• _WHAT THE TASK ASKS_: Restate word for word the entries below, starting with the line with "QPL, class Behind>" and continuing through the line with "MCSAS_GLOBAL double *scal_sub)". Include both of those lines and no others.

(Beginning of PROVIDED RECORDS)

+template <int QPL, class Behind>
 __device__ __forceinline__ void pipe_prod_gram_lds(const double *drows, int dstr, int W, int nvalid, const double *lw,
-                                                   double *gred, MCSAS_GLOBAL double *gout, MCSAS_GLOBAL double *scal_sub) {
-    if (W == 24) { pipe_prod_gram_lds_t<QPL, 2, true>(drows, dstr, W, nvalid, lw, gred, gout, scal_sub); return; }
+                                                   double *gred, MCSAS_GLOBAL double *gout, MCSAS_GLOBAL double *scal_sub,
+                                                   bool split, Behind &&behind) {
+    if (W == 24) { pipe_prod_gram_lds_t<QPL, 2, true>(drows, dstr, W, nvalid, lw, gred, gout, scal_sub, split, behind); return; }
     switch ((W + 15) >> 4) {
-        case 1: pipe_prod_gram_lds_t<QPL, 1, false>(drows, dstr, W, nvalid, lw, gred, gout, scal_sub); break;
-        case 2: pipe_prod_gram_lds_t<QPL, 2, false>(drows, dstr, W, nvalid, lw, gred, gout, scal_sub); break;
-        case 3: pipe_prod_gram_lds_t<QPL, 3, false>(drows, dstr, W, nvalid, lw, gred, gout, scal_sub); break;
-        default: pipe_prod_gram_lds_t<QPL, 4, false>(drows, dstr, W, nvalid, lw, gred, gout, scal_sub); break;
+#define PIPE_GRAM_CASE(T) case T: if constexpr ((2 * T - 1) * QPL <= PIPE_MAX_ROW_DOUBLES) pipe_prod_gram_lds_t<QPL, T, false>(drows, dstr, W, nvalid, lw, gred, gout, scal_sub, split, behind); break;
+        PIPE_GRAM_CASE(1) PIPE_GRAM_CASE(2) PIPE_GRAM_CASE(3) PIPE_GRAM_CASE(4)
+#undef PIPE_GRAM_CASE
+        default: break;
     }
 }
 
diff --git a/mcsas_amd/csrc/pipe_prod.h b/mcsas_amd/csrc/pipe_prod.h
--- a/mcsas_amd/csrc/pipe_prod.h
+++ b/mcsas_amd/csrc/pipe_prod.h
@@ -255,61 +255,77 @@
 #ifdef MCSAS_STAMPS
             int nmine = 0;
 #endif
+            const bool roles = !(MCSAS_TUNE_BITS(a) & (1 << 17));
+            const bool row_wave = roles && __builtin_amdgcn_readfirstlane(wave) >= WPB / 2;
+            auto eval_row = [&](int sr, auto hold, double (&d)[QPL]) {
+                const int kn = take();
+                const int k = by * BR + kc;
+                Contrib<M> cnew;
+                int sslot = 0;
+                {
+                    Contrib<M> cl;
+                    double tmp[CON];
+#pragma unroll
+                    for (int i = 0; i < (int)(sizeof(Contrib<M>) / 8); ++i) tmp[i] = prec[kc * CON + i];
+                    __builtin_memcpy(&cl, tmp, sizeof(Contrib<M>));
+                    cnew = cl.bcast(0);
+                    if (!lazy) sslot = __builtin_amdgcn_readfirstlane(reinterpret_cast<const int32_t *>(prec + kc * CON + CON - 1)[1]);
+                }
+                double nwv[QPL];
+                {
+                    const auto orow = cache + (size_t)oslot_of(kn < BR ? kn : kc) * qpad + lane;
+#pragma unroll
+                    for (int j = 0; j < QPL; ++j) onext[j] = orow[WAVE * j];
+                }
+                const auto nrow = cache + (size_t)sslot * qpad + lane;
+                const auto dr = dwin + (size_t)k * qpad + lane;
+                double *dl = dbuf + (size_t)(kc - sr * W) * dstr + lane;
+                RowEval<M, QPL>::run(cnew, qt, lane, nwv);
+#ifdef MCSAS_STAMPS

(End of PROVIDED RECORDS)
(Beginning of PROVIDED RECORDS)

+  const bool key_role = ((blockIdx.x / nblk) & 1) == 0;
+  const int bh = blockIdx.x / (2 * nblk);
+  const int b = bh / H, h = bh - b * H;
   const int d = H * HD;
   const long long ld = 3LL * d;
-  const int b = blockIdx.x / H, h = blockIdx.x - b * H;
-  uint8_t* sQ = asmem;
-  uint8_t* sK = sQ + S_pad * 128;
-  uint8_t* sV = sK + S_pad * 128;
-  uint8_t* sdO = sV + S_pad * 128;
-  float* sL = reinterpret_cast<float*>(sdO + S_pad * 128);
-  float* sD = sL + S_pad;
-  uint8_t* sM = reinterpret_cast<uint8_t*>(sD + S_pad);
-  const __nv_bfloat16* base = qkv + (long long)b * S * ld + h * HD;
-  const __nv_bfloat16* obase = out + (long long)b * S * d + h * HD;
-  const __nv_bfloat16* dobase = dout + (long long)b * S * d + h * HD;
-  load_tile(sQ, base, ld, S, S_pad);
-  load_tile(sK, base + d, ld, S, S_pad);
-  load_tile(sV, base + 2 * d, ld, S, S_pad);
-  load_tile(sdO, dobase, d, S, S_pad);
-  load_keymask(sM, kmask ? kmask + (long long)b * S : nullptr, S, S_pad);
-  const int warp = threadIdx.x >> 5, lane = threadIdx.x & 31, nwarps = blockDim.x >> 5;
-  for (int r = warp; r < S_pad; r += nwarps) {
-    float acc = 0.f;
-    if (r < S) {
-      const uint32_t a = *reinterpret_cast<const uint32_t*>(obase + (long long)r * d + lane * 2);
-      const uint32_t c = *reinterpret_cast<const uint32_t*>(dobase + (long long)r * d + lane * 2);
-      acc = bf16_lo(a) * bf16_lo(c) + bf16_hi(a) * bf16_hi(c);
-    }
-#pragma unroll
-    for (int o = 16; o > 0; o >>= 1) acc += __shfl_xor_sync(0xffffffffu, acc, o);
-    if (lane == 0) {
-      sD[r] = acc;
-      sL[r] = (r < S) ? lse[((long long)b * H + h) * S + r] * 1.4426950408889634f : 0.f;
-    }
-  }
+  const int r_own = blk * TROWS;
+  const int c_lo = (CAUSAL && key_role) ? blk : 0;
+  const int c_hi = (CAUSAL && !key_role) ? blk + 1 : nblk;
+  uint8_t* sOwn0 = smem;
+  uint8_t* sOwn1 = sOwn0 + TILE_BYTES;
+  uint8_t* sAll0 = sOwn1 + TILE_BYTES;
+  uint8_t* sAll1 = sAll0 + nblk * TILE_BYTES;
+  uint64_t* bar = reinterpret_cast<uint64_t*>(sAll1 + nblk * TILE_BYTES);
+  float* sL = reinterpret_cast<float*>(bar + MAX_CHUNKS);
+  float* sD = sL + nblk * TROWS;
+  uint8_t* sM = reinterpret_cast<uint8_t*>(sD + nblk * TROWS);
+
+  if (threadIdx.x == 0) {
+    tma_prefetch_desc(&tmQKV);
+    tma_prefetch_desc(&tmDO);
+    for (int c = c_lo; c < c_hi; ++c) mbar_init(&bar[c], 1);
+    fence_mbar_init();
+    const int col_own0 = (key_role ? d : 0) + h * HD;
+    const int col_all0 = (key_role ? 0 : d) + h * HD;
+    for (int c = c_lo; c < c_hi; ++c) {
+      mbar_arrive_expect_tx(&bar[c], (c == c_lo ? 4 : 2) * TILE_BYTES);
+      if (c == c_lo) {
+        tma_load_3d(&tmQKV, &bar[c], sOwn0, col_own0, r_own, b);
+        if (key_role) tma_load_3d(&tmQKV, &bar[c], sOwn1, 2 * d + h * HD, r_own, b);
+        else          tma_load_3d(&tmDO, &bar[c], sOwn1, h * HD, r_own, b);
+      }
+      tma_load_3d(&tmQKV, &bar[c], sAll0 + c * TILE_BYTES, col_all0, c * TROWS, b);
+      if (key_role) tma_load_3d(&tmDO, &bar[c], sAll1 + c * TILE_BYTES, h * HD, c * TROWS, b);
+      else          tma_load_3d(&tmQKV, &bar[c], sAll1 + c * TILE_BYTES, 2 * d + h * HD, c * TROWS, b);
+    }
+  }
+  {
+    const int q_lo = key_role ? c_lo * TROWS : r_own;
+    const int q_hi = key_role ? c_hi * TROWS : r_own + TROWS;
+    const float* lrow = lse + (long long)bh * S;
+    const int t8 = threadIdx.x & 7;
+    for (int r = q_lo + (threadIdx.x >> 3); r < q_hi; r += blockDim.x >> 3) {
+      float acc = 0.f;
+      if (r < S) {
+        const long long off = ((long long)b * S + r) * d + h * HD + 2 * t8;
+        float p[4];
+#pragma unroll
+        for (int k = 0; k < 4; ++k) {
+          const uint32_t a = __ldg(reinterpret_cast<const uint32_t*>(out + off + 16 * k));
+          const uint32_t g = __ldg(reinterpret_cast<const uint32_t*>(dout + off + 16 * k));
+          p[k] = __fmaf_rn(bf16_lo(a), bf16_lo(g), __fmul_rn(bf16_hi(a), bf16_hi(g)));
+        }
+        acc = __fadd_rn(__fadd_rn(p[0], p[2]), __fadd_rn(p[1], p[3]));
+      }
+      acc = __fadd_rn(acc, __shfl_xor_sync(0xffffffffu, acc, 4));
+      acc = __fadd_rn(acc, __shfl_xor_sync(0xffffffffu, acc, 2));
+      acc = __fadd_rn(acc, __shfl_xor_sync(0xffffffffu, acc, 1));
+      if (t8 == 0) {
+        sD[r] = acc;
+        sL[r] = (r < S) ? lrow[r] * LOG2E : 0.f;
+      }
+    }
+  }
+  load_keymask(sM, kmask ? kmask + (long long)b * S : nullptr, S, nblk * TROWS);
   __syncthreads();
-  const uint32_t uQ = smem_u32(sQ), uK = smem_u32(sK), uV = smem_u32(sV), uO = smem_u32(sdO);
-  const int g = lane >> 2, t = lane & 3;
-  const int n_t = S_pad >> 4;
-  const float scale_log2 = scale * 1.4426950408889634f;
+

(End of PROVIDED RECORDS)
(Beginning of PROVIDED RECORDS)

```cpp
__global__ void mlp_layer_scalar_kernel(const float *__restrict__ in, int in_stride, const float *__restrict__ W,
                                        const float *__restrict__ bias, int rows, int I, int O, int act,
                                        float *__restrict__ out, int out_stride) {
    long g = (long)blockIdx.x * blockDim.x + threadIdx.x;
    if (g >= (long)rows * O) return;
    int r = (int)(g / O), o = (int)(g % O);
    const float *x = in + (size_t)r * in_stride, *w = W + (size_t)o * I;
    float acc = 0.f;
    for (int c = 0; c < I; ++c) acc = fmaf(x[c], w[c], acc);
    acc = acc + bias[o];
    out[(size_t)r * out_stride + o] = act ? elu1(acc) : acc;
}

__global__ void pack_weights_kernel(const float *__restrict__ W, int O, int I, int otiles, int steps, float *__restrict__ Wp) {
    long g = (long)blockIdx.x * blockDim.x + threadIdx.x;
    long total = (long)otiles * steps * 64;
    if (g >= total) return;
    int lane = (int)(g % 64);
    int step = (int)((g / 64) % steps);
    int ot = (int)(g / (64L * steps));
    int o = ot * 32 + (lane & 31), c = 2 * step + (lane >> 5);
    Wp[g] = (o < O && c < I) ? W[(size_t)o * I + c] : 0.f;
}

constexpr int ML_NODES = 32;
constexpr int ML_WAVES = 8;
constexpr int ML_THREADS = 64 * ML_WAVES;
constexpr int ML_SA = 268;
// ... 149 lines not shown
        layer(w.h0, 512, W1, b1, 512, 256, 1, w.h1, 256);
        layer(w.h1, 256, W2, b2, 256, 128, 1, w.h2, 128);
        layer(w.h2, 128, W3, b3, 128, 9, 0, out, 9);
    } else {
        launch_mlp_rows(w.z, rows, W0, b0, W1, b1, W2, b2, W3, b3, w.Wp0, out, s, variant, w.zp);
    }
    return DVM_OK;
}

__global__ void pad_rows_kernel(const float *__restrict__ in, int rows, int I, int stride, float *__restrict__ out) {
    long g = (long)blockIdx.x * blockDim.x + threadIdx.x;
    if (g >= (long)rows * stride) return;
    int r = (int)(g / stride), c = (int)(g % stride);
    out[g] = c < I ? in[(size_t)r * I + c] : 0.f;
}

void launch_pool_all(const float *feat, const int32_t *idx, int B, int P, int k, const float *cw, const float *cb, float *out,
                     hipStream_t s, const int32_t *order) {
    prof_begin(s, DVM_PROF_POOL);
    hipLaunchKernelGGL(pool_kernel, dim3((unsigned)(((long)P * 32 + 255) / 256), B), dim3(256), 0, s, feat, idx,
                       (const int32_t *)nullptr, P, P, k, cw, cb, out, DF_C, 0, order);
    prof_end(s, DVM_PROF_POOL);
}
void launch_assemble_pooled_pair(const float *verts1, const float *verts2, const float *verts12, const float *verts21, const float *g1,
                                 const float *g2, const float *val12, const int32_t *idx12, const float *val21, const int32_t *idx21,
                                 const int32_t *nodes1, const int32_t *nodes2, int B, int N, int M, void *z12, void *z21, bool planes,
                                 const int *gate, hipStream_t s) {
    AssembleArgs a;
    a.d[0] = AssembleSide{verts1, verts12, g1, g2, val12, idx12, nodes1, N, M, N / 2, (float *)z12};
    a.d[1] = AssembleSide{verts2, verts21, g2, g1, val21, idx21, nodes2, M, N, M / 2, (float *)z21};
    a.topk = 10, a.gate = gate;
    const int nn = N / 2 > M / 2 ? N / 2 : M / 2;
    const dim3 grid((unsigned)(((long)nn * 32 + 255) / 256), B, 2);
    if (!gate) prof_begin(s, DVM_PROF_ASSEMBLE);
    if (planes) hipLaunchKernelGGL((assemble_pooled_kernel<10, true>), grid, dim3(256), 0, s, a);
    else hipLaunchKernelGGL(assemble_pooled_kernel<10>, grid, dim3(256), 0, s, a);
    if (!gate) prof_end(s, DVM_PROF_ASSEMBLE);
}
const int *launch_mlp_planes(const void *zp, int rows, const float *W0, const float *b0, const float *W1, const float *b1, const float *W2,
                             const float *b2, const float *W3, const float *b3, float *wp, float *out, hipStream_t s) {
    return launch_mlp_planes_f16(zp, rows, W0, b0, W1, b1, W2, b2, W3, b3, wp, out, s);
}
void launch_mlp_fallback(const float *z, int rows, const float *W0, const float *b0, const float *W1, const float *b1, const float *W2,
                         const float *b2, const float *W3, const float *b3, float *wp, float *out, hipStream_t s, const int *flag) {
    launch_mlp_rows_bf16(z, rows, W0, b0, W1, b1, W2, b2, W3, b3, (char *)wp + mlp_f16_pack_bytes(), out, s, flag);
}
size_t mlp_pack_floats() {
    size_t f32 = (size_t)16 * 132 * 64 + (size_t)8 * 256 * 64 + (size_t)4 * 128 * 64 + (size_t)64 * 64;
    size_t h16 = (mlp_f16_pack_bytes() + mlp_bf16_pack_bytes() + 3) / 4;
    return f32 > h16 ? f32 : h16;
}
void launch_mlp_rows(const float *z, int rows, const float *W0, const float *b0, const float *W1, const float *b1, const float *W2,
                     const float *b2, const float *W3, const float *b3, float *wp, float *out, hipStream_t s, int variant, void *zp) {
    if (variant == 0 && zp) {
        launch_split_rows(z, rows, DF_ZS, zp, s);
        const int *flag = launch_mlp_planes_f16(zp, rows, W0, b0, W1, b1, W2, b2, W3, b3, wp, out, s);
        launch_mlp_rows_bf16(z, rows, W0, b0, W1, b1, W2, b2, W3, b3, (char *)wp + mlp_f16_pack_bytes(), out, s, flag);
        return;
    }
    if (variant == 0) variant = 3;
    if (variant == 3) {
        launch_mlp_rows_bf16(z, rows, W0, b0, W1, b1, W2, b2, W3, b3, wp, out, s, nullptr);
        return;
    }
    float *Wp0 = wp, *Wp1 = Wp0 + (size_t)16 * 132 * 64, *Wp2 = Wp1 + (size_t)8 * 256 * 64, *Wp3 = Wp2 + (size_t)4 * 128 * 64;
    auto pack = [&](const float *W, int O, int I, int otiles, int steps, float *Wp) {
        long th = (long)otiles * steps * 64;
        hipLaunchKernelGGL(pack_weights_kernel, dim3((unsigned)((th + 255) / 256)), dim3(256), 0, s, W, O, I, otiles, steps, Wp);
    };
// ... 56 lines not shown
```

(End of PROVIDED RECORDS)

• _THE COMPLETED TASK_:
+template <int QPL, class Behind>
 __device__ __forceinline__ void pipe_prod_gram_lds(const double *drows, int dstr, int W, int nvalid, const double *lw,
-                                                   double *gred, MCSAS_GLOBAL double *gout, MCSAS_GLOBAL double *scal_sub) {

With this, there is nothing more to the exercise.